La reproduction clonale est courante chez les plantes. L'apomixie est une forme spécialisée de reproduction clonale dans laquelle des graines viables sont produites sans reproduction sexuée. L'apomixie implique le développement de graines à partir de tissus de fruits, résultant en une progéniture clonale. Plus d'une centaine de genres de plantes tropicales sont inclus dans la base de données sur l'apomixie, mais on sait peu de choses sur la prévalence des espèces apomictiques au sein de ces genres. Hanguana est un genre de monocotylédones dioïques originaire d'Asie du Sud-Est et des îles du Pacifique. A Singapour, malgré des enquêtes approfondies, des plantes mâles n'ont été signalées que pour un des cinq indigènes. Hanguana espèces depuis le début des relevés d'herbier dans les années 1820. La répartition des indigènes Hanguana espèces à Singapour ne peut s'expliquer que par la dispersion des graines, mais le manque de plantes mâles soulève la question, est-ce que l'apomixie est en jeu ?

Une plante femelle de Hangguana rubinée dans l'habitat à Singapour. Crédit image : Niissalo et al.

Dans leur nouvelle étude publiée dans AoBP, Niissalo et al. utilisé la génomique à représentation réduite pour observer la diversité de la population et le statut apomictique du genre d'herbe dioïque Hanguana à Singapour. Leurs résultats suggèrent que la plupart des espèces étudiées se reproduisent exclusivement via des graines apomictiques et forment des populations composées de clones uniques largement distribués. Cela explique le manque de signalements de plantes mâles dans la région. Les relations des clones apomictiques avec les populations sexuées, par exemple une éventuelle hybridation, nécessitent une étude plus approfondie. Dans cette étude, plusieurs génomes triploïdes et pentaploïdes étaient caractéristiques de l'apomictique. Hanguana végétaux. Les auteurs concluent que les outils de génomique des populations offrent un moyen rapide et rentable de détecter un excès de clonalité et de déduire ainsi l'apomixie.
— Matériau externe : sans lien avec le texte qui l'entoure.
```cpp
void smpc_destroy(smpc_handle* h) {
    if (!h) return;
    (void)hipSetDevice(h->device);
    for (smpc_handle* k : h->kids) smpc_destroy(k);
    if (h->stream) (void)hipStreamSynchronize(h->stream);
    if (h->ev_fork) (void)hipEventDestroy(h->ev_fork);
    if (h->ev_join) (void)hipEventDestroy(h->ev_join);
    for (auto& set : h->ev_sets) for (auto& e : set) if (e) (void)hipEventDestroy(e);
    if (h->stream) (void)hipStreamDestroy(h->stream);
    if (h->d_desc) (void)hipFree(h->d_desc);
// ... 697 lines not shown
    if (B <= 0 || !par || !st || !x || !u_out || !abort_out || !any_abort) return fail(h, SMPC_EINVAL, "bad argument");
    if (!st->x_guess || !st->u_guess || !st->x_temp || !st->u_temp || !st->p || !st->x_viable || !st->fails ||
        !st->current_step || !st->status || !st->qp_iter)
        return fail(h, SMPC_EINVAL, "policy state incomplete");
    const int kind = par->kind;
    if (kind < SMPC_POLICY_NAIVE || kind > SMPC_POLICY_PARALLEL) return fail(h, SMPC_EINVAL, "unknown policy kind %d", kind);
    const bool receding = kind == SMPC_POLICY_RECEDING || kind == SMPC_POLICY_REAL_RECEDING;
    const bool parallel = kind == SMPC_POLICY_PARALLEL;
    if ((receding || parallel) && !st->r) return fail(h, SMPC_EINVAL, "receding policy without r");
    if (parallel && h->desc.nn_mode != SMPC_NN_ALL) return fail(h, SMPC_EINVAL, "parallel policy needs the safe-set row on every node (SMPC_NN_ALL)");
    if (kind == SMPC_POLICY_REAL_RECEDING && (!par->stage_lo || !par->stage_hi)) return fail(h, SMPC_EINVAL, "stage_lo / stage_hi missing");
    if (stepping && !u_other) return fail(h, SMPC_EINVAL, "u_other missing");
    if (kind != SMPC_POLICY_NAIVE && (!par->x_min || !par->x_max || (h->desc.n_rows > 0 && (!par->row_lb_chk || !par->row_ub_chk))))
        return fail(h, SMPC_EINVAL, "check bounds missing");
    if ((receding || parallel) && h->net->nlayers == 0) return fail(h, SMPC_ESTATE, "receding policy but smpc_set_mlp was not called");
    if (parallel)
        if (const int rf = refuse_slots(h, "smpc_policy_step", "the parallel policy's candidate slots are not instances",
                                            {&h->scene, &h->ctx, &h->models}))
            return rf;
    (void)hipSetDevice(h->device);
    const int N = h->N, nq = h->desc.nq, nx = 2 * nq;
    hipStream_t s = h->stream;
    int rc;
    if ((rc = guard_scene_context_and_models(h, B, "smpc_policy_step"))) return rc;
    TrajSrc tr;
    if (!parallel && (rc = policy_traj_src(h, B, st, &tr))) return rc;
    if ((rc = ensure_batch(h, B))) return rc;
    PolScratch w;
    if ((rc = policy_scratch(h, B, &w))) return rc;
    int32_t *d_ok = w.ok, *d_safe = w.safe, *d_acc = w.acc;
    uint8_t* d_act = w.act;
    if (kind != SMPC_POLICY_NAIVE && (rc = upload_check_bounds(h, par->x_min, par->x_max, par->row_lb_chk, par->row_ub_chk))) return rc;
    if (parallel) return policy_step_parallel(h, B, par, st, x, stepping, u_other, u_out, abort_out, any_abort, d_ok, d_safe, d_acc, d_act);
    if (kind != SMPC_POLICY_REAL_RECEDING)
        hipLaunchKernelGGL(k_guess_correction, dim3((B * nq + 63) / 64), dim3(64), 0, s, B, N, nq, h->desc.dt, st->x_guess,
                           st->u_guess, stepping, any_abort, d_ok);
    if (receding) {
        if (kind == SMPC_POLICY_REAL_RECEDING) {
            if ((rc = ensure_instance_bounds(h, B, true))) return rc;
            h->bounds.commit(B);
        }
        hipLaunchKernelGGL(k_policy_pre, dim3((unsigned)(((size_t)B * (N + 1) + 63) / 64)), dim3(64), 0, s, B, N, nx, kind,
                           stepping, st->r, st->p, st->x_guess, par->stage_lo, par->stage_hi, par->tube, h->bounds.d.p, instance_hi(h),
                           kind == SMPC_POLICY_REAL_RECEDING ? any_abort : (int32_t*)nullptr,
                           kind == SMPC_POLICY_REAL_RECEDING ? d_ok : (int32_t*)nullptr);
    }
    if (tr.p)
        hipLaunchKernelGGL(k_policy_traj, dim3((unsigned)(((size_t)B * (N + 1) + 63) / 64)), dim3(64), 0, s, B, N, stepping,
                           st->current_step, tr.p, tr.len, tr.stride, st->p);
    HIPCHK(h, hipGetLastError());
    h->d_active = stepping;
    h->mlp_rows_hint = receding ? 2L * B : 0L;
    rc = with_nq(h, [&](auto NQ) { return launch_solve<NQ>(h, B, x, st->x_guess, st->u_guess, st->p, st->x_temp, st->u_temp, st->status, st->qp_iter); });
    h->d_active = nullptr;
    if (rc) { h->mlp_rows_hint = 0; return rc; }
    if (kind != SMPC_POLICY_NAIVE) {
        const int coll = par->collision_first_node ? 1 : N + 1;
        if (receding) {
            const size_t M = (size_t)B * (N + 1);
            if ((rc = ensure_nn_idx(h, M))) return rc;
            hipLaunchKernelGGL(k_policy_safe_list, dim3((unsigned)((M + 63) / 64)), dim3(64), 0, s, B, N, par->abort_flag, stepping, st->r,
                               h->d_nn_idx.p, h->d_nn_cnt);
        }
        if ((rc = check_nodes_dev(h, B, N + 1, st->x_temp, par->tol_x, coll, par->alpha, par->tol_safe, d_ok, receding ? d_safe : nullptr,
                                  receding, true))) {
            h->mlp_rows_hint = 0;
            return rc;
        }
    }
    h->mlp_rows_hint = 0;
    hipLaunchKernelGGL(k_policy_post, dim3((B + 63) / 64), dim3(64), 0, s, B, N, nx, kind, par->abort_flag, stepping, st->status,
                       d_ok, d_safe, st->x_guess, st->fails, st->current_step, st->r, st->x_viable, d_acc, d_act, abort_out, any_abort,
                       (receding && kind != SMPC_POLICY_NAIVE) ? h->d_nn_cnt : (int32_t*)nullptr);

    hipLaunchKernelGGL(k_provide_control, dim3((B * (nx + nq) + 63) / 64), dim3(64), 0, s, B, N, nq, d_acc, st->x_temp, st->u_temp,
                       st->x_guess, st->u_guess, u_out, stepping, d_act, u_other);
    HIPCHK(h, hipGetLastError());
    return SMPC_OK;
}

int smpc_loop_pre(smpc_handle* h, int B, int Nb, const smpc_loop_state* ls, const int64_t* r, const uint8_t* pending, double* u_other,
                  uint8_t* stepping) {
    if (!h) return SMPC_EINVAL;
    if (B <= 0 || Nb <= 0 || !ls || !u_other || !stepping) return fail(h, SMPC_EINVAL, "bad argument");
    if (!ls->x_cur || !ls->alive || !ls->sa || !ls->ja || !ls->x_abort || !ls->u_abort || !ls->step)
        return fail(h, SMPC_EINVAL, "loop state incomplete");
    (void)hipSetDevice(h->device);
    hipLaunchKernelGGL(k_loop_pre, dim3((B + 63) / 64), dim3(64), 0, h->stream, B, h->desc.nq, Nb, ls->x_cur, ls->alive, ls->sa,
// ... 444 lines not shown
    int rc;
    if ((rc = guard_scene_context_and_models(h, B, "smpc_debug_stage_records"))) return rc;
    if ((rc = ensure_batch(h, B))) return rc;
    const int N = h->N, nx = 2 * h->desc.nq, nu = h->desc.nq;
    Stage io{h, false};
    const double *dx0, *dxg, *dug, *dp;
    if ((rc = io.place([&](Stage& v) {
             dx0 = v.in(x0, (size_t)B * nx);
             dxg = v.in(xg, (size_t)B * (N + 1) * nx);
             dug = v.in(ug, (size_t)B * N * nu);
             dp = v.in(p, (size_t)B * (N + 1) * SMPC_NP);
         })))
        return rc;
    const size_t per = ws_doubles_per_instance(h, N);
    HIPCHK(h, hipMemsetAsync(h->d_ws.p, 0, per * (size_t)B * sizeof(double), h->stream));
    (void)&launch_stage_records<5>, (void)&launch_stage_records_per_node<5>;
    (void)&launch_stage_records<6>, (void)&launch_stage_records_per_node<6>;
    (void)&launch_stage_records<7>, (void)&launch_stage_records_per_node<7>;
    if ((rc = with_nq(h, [&](auto NQ) {
             return path == 1 ? launch_stage_records<NQ>(h, B, dx0, dxg, dug, dp, false) : launch_stage_records_per_node<NQ>(h, B, dx0, dxg, dug, dp);
         })))
        return rc;
    HIPCHK(h, hipMemcpyAsync(ws_out, h->d_ws.p, per * (size_t)B * sizeof(double), hipMemcpyDeviceToHost, h->stream));
    if ((rc = io.finish())) return rc;
    return with_nq(h, [&](auto NQ) {
        const QpLayout<NQ> Ly(h->desc.n_rows);
        const int v[24] = {Ly.stride, Ly.nIMG, Ly.oIMG, Ly.oSL, Ly.nF, Ly.oR0, Ly.oR1, Ly.oR2, Ly.oCZA, Ly.oCZN, Ly.oZ, Ly.oZN, Ly.NRT, Ly.nJ,
                           (int)per, 12, Ly.iTT, Ly.iGT, Ly.iGN, Ly.iB, Ly.iSC, Ly.iHQQ, Ly.iGZ, 0};
        for (int i = 0; i < 24; i++) layout[i] = v[i];
        return SMPC_OK;
    });
}

#ifdef QP_PROFILE
extern "C" int smpc_debug_qp_profile(unsigned long long* out16) {
    unsigned long long zero[16] = {0};
    if (hipMemcpyFromSymbol(out16, HIP_SYMBOL(smpc::g_qp_prof), sizeof(zero)) != hipSuccess) return -1;
    if (hipMemcpyToSymbol(HIP_SYMBOL(smpc::g_qp_prof), zero, sizeof(zero)) != hipSuccess) return -1;
    return 0;
}
extern "C" int smpc_debug_qp_wg_profile(unsigned long long* out16) {
    unsigned long long zero[16] = {0};
    if (hipMemcpyFromSymbol(out16, HIP_SYMBOL(smpc::g_wg_prof), sizeof(zero)) != hipSuccess) return -1;
    if (hipMemcpyToSymbol(HIP_SYMBOL(smpc::g_wg_prof), zero, sizeof(zero)) != hipSuccess) return -1;
    return 0;
}
#endif
```

### safe_mpc_amd/csrc/kernels_callers.hpp

```cpp
#pragma once
#include "device_model.hpp"

namespace smpc {
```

Dans le cas d Hanguana, la présence de plantes mâles est un indicateur fort de la reproduction sexuée, alors que la triplication du génome indique une reproduction apomictique.

Point culminant du chercheur

Matti Niissalo vient de Finlande, et il a déménagé au Royaume-Uni en 2006 pour étudier la culture et la taxonomie des plantes, menant à son doctorat en botanique à l'Université nationale de Singapour à partir de 2012. Matti travaille maintenant comme chercheur dans le laboratoire moléculaire de Jardins botaniques de Singapour.

Les recherches de Matti portent sur la génétique de la flore de Singapour et la diversité végétale en Asie du Sud-Est. Ses principaux intérêts sont la compréhension de la diversité génomique des espèces végétales de Singapour et des schémas génétiques des populations d'espèces menacées et de paysages fragmentés. Il espère contribuer à la compréhension de la spéciation et de la diversité des plantes dans les forêts tropicales, ainsi qu'à conseiller des actions de conservation dans la région.